Stored data:

Content starts

extern "C" int htfs_gather4_tagged_live(void *d_dest, const void *d_src, const int *d_order, int dtype, unsigned n_max,
                                        const unsigned *d_n_live, int type_split, htf_stream stream) {
    HTF_REQUIRE(d_n_live, "htfs_gather4_tagged_live: null pointer");
    return gather4(d_dest, d_src, d_order, dtype, n_max, true, type_split, stream, d_n_live);
}

template <typename T, typename V4>
__global__ __launch_bounds__(256) void slab_classify_kernel(const V4 *__restrict__ pos, unsigned N, const T *__restrict__ bounds,
                                                            int world, int rank, T r_ghost, unsigned *__restrict__ key) {
    const unsigned i = blockIdx.x * blockDim.x + threadIdx.x;
    if (i >= N) return;
    const T x = pos[i].x;
// ... 40 lines not shown
                                                           unsigned row_words, SegTable t, unsigned total_rows) {
    const unsigned w = blockIdx.x * blockDim.x + threadIdx.x;
    if (w >= total_rows * row_words) return;
    unsigned row = w / row_words;
    const unsigned col = w - row * row_words;
    unsigned seg = 0;
#pragma unroll 1
    while (seg + 1 < t.n && row >= t.cnt[seg]) {
        row -= t.cnt[seg];
        ++seg;
    }
    dst[(size_t)(t.dst[seg] + row) * row_words + col] = src[(size_t)(t.src[seg] + row) * row_words + col];
}

extern "C" int htfs_segment_copy(void *d_dst, const void *d_src, unsigned row_bytes, unsigned n_segments,
                                 const unsigned *src_start, const unsigned *dst_start, const unsigned *count, htf_stream stream) {
    HTF_REQUIRE(d_dst && d_src && src_start && dst_start && count, "htfs_segment_copy: null pointer");
    HTF_REQUIRE(n_segments >= 1 && n_segments <= HTFS_MAX_SEGMENTS && row_bytes % 4 == 0 && row_bytes > 0,
                "htfs_segment_copy: need 1..%d segments of whole 32-bit words", HTFS_MAX_SEGMENTS);
    SegTable t;
    t.n = 0;
    unsigned total = 0;
    for (unsigned s = 0; s < n_segments; ++s) {
        if (count[s] == 0) continue;
        t.src[t.n] = src_start[s];
        t.dst[t.n] = dst_start[s];
        t.cnt[t.n] = count[s];
        total += count[s];
        ++t.n;
    }
    if (total == 0) return HTF_OK;
    const unsigned words = row_bytes / 4;
    const unsigned grid = (unsigned)(((size_t)total * words + 255) / 256);
    hipLaunchKernelGGL(segment_copy_kernel, dim3(grid), dim3(256), 0, (hipStream_t)stream, (unsigned *)d_dst, (const unsigned *)d_src,
                       words, t, total);
    return check_launch("segment_copy_kernel");
}

extern "C" int htfs_cell_index(const void *d_pos, int dtype, unsigned Ntot, const htf_box *box, const int *ncell3,
                               unsigned *d_cell_of, htf_stream stream) {
    HTF_REQUIRE(d_pos && box && ncell3 && d_cell_of, "htfs_cell_index: null pointer");
    if (Ntot == 0) return HTF_OK;
    unsigned grid = (Ntot + 255) / 256;
    if (dtype == HTF_F32)
        hipLaunchKernelGGL((cell_index_kernel<float>), dim3(grid), dim3(256), 0, (hipStream_t)stream, (const float4 *)d_pos, Ntot, make_sbox<float>(box), ncell3[0], ncell3[1], ncell3[2], d_cell_of, kOpenGate);
    else
        hipLaunchKernelGGL((cell_index_kernel<double>), dim3(grid), dim3(256), 0, (hipStream_t)stream, (const double4 *)d_pos, Ntot, make_sbox<double>(box), ncell3[0], ncell3[1], ncell3[2], d_cell_of, kOpenGate);
    return check_launch("cell_index_kernel");
}

struct FinishArgs {
    unsigned n;
    htf::Reimage im;
};

static int build_nlist_impl(const htfs_nlist *l, const void *d_pos, int dtype, unsigned N, htf_stream stream, htf::Gate gate,
                            const FinishArgs *fin) {
    using namespace htf;
    HTF_REQUIRE(l && d_pos && l->pos_sorted && l->cell_start && l->n_neigh && l->head_list && l->nlist && l->max_neigh,
                "htfs_build_nlist: null pointer");
    const htf_box *box = &l->box;
    const int *ncell3 = l->ncell3, *stencil3 = l->stencil3;
    const unsigned *d_cell_start = l->cell_start;
    const void *d_pos_sorted = l->pos_sorted;
    const unsigned pitch = l->pitch;
    const int type_split = l->type_split;
    const double r_list = l->r_list;
    unsigned *d_n_neigh = l->n_neigh, *d_head_list = l->head_list, *d_nlist = l->nlist, *d_max_neigh = l->max_neigh;
    HTF_REQUIRE(pitch > 0, "htfs_build_nlist: pitch must be > 0");
    for (int d = 0; d < 3; ++d) {
        const double w = (box->hi[d] - box->lo[d]) / ncell3[d];
        const int sw = stencil3[d];
        HTF_REQUIRE((sw == 0 && ncell3[d] == 1) || (sw >= 1 && sw <= 2 && ncell3[d] >= 2 * sw + 1 && w * sw >= r_list * (1.0 - 1e-12)),
                    "htfs_build_nlist: along %d need 1 cell, or >= 2w+1 cells with w cells spanning r_list (got %d cells of %g, stencil %d, r_list %g)",
                    d, ncell3[d], w, sw, r_list);
    }
    if (N == 0) return HTF_OK;
    const unsigned ncell = (unsigned)(ncell3[0] * ncell3[1] * ncell3[2]);
    const unsigned nrow = (unsigned)((2 * stencil3[1] + 1) * (2 * stencil3[2] + 1));
    HTF_REQUIRE(l->ranges && ((uintptr_t)l->ranges & 15) == 0, "htfs_build_nlist: ranges must be a 16-byte aligned table of 4 * ncell * rows words");
    uint4 *d_ranges = (uint4 *)l->ranges;
    const RangesArgs ra = {ncell3[0], ncell3[1], ncell3[2], stencil3[0], stencil3[1], stencil3[2], (int)box->periodic[0],
                           (int)box->periodic[1], (int)box->periodic[2], d_cell_start, d_ranges, d_max_neigh};
    const unsigned nb_ranges = (ncell * nrow + 255) / 256;
    if (fin == nullptr) {
        hipLaunchKernelGGL(cell_ranges_kernel, dim3(nb_ranges), dim3(256), 0, (hipStream_t)stream, ra, gate);
    } else {
        const unsigned nb = nb_ranges + (fin->n + 255) / 256 + (fin->n == 0 ? 1u : 0u);
        if (dtype == HTF_F32)
            hipLaunchKernelGGL((bins_finish_kernel<float4>), dim3(nb), dim3(256), 0, (hipStream_t)stream, ra, nb_ranges, (float4 *)l->pos_sorted,
                               (const float4 *)d_pos, (const int *)l->order, fin->n, type_split, (float4 *)l->ref, N, l->counter, fin->im, gate);
        else
            hipLaunchKernelGGL((bins_finish_kernel<double4>), dim3(nb), dim3(256), 0, (hipStream_t)stream, ra, nb_ranges, (double4 *)l->pos_sorted,
                               (const double4 *)d_pos, (const int *)l->order, fin->n, type_split, (double4 *)l->ref, N, l->counter, fin->im, gate);
    }
    const bool fine = stencil3[0] == 2 || stencil3[1] == 2 || stencil3[2] == 2;
#define HTFS_NL(T, V4, G)                                                                                              \
    if (shift) HTFS_NL_(T, V4, G, true); else HTFS_NL_(T, V4, G, false)
#define HTFS_NL_(T, V4, G, S)                                                                                          \
    hipLaunchKernelGGL((build_nlist_kernel<T, G, S>), dim3((N + 4 * (64 / G) - 1) / (4 * (64 / G))), dim3(256), 0, (hipStream_t)stream, \
                       (const V4 *)d_pos, (const V4 *)d_pos_sorted, N, make_sbox<T>(box), (T)(r_list * r_list), ncell3[0],  \
                       ncell3[1], ncell3[2], stencil3[0], stencil3[1], stencil3[2], d_cell_start, pitch,      \
                       type_split, d_n_neigh, d_head_list, d_nlist, d_max_neigh, (const uint4 *)d_ranges, gate)
#define HTFS_NLC(T, V4)                                                                                                \
    if (shift) HTFS_NLC_(T, V4, true); else HTFS_NLC_(T, V4, false)
#define HTFS_NLC_(T, V4, S)                                                                                            \
    hipLaunchKernelGGL((build_nlist_cells_kernel<T, S>), dim3((ncell * cell_split + 3) / 4), dim3(256), 0, (hipStream_t)stream, \
                       (const V4 *)d_pos_sorted, N, make_sbox<T>(box), (T)(r_list * r_list), ncell, (int)nrow, d_cell_start, pitch, \
                       type_split, d_n_neigh, d_head_list, d_nlist, d_max_neigh, (const uint4 *)d_ranges, cell_split, gate)
    bool shift = true;
    for (int d = 0; d < 3; ++d) shift = shift && (!box->periodic[d] || ncell3[d] >= 7);
#ifdef HTF_AB_VARIANTS
    static const bool per_particle = std::getenv("HTFS_NLIST_PER_PARTICLE") != nullptr, per_cell = std::getenv("HTFS_NLIST_PER_CELL") != nullptr;
#else
    constexpr bool per_particle = false, per_cell = false;
#endif
    const bool reimaged = fin != nullptr && (fin->im.L[0] > 0.0 || fin->im.L[1] > 0.0 || fin->im.L[2] > 0.0);
    const bool by_cell = per_cell || reimaged || (!per_particle && ncell >= 1024u);
    const unsigned cell_split = ncell <= 12288u ? 2u : 1u;
    if (by_cell) {
        if (dtype == HTF_F32) { HTFS_NLC(float, float4); } else { HTFS_NLC(double, double4); }
    } else if (dtype == HTF_F32) {
        if (fine) { HTFS_NL(float, float4, 8); } else { HTFS_NL(float, float4, 16); }
    } else {
        if (fine) { HTFS_NL(double, double4, 8); } else { HTFS_NL(double, double4, 16); }
    }
#undef HTFS_NL
#undef HTFS_NL_
#undef HTFS_NLC
#undef HTFS_NLC_
    return check_launch("build_nlist_kernel");
}

extern "C" int htfs_build_nlist(const htfs_nlist *nl, const void *d_pos, int dtype, unsigned N, htf_stream stream) {
    return build_nlist_impl(nl, d_pos, dtype, N, stream, htf::kOpenGate, nullptr);
}

static int rebuild_nlist_impl(const htfs_nlist *l, const void *d_pos, int dtype, unsigned N, unsigned Ntot, bool scratch_clean,
                              htf_stream stream, htf::Gate gate) {
    using namespace htf;
    HTF_REQUIRE(l && d_pos && l->cell_of && l->scratch && l->cell_start && l->order && l->pos_sorted, "htfs_rebuild_nlist: null pointer");
    HTF_REQUIRE(Ntot >= N, "htfs_rebuild_nlist: Ntot %u < N %u", Ntot, N);
    if (N == 0) return HTF_OK;
    const htf_box *box = &l->box;
    const int *ncell3 = l->ncell3;
    const unsigned ncell = (unsigned)(ncell3[0] * ncell3[1] * ncell3[2]);
    HTF_REQUIRE(ncell > 0, "htfs_rebuild_nlist: no cells");
    hipStream_t s = (hipStream_t)stream;
    unsigned *count = l->scratch, *cursor = l->scratch + ncell;
    if (!scratch_clean)
        if (int rc = zero_counts(count, ncell, s)) return rc;
    const unsigned grid = (Ntot + 255) / 256;
    Reimage im = {};
    for (int d = 0; d < 3; ++d) {
        im.L[d] = !box->periodic[d] ? l->image_L[d] : 0.0;
        im.c[d] = 0.5 * (box->lo[d] + box->hi[d]);
        HTF_REQUIRE(im.L[d] == 0.0 || im.L[d] >= box->hi[d] - box->lo[d], "htfs_rebuild_nlist: image length %g along axis %d is shorter than the grid", im.L[d], d);
    }
    if (dtype == HTF_F32)
        hipLaunchKernelGGL((cell_index_count_kernel<float>), dim3(grid), dim3(256), 0, s, (const float4 *)d_pos, Ntot, make_sbox<float>(box),
                           ncell3[0], ncell3[1], ncell3[2], l->cell_of, count, im, gate);
    else
        hipLaunchKernelGGL((cell_index_count_kernel<double>), dim3(grid), dim3(256), 0, s, (const double4 *)d_pos, Ntot, make_sbox<double>(box),
                           ncell3[0], ncell3[1], ncell3[2], l->cell_of, count, im, gate);
    hipLaunchKernelGGL(cell_scan_kernel, dim3((ncell + kScanChunk - 1) / kScanChunk), dim3(kScanThreads), 0, s, count, ncell, l->cell_start, cursor, gate);
    hipLaunchKernelGGL(cell_scatter_kernel, dim3(grid), dim3(256), 0, s, l->cell_of, Ntot, cursor, l->order, gate);
    hipLaunchKernelGGL(cell_order_kernel, dim3((ncell + 255) / 256), dim3(256), 0, s, l->cell_start, ncell, l->order, count, gate);
    const FinishArgs fin = {Ntot, im};
    return build_nlist_impl(l, d_pos, dtype, N, stream, gate, &fin);
}

extern "C" int htfs_rebuild_nlist(const htfs_nlist *nl, const void *d_pos, int dtype, unsigned N, unsigned Ntot, int scratch_clean,
                                  htf_stream stream) {
    return rebuild_nlist_impl(nl, d_pos, dtype, N, Ntot, scratch_clean != 0, stream, htf::kOpenGate);
}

Content ends

PROBLEM DESCRIPTION: Search the entries above for the string "kOpenGate", and report each line where it occurs.

RESULT:
        hipLaunchKernelGGL((cell_index_kernel<float>), dim3(grid), dim3(256), 0, (hipStream_t)stream, (const float4 *)d_pos, Ntot, make_sbox<float>(box), ncell3[0], ncell3[1], ncell3[2], d_cell_of, kOpenGate);
        hipLaunchKernelGGL((cell_index_kernel<double>), dim3(grid), dim3(256), 0, (hipStream_t)stream, (const double4 *)d_pos, Ntot, make_sbox<double>(box), ncell3[0], ncell3[1], ncell3[2], d_cell_of, kOpenGate);
    return build_nlist_impl(nl, d_pos, dtype, N, stream, htf::kOpenGate, nullptr);
    return rebuild_nlist_impl(nl, d_pos, dtype, N, Ntot, scratch_clean != 0, stream, htf::kOpenGate);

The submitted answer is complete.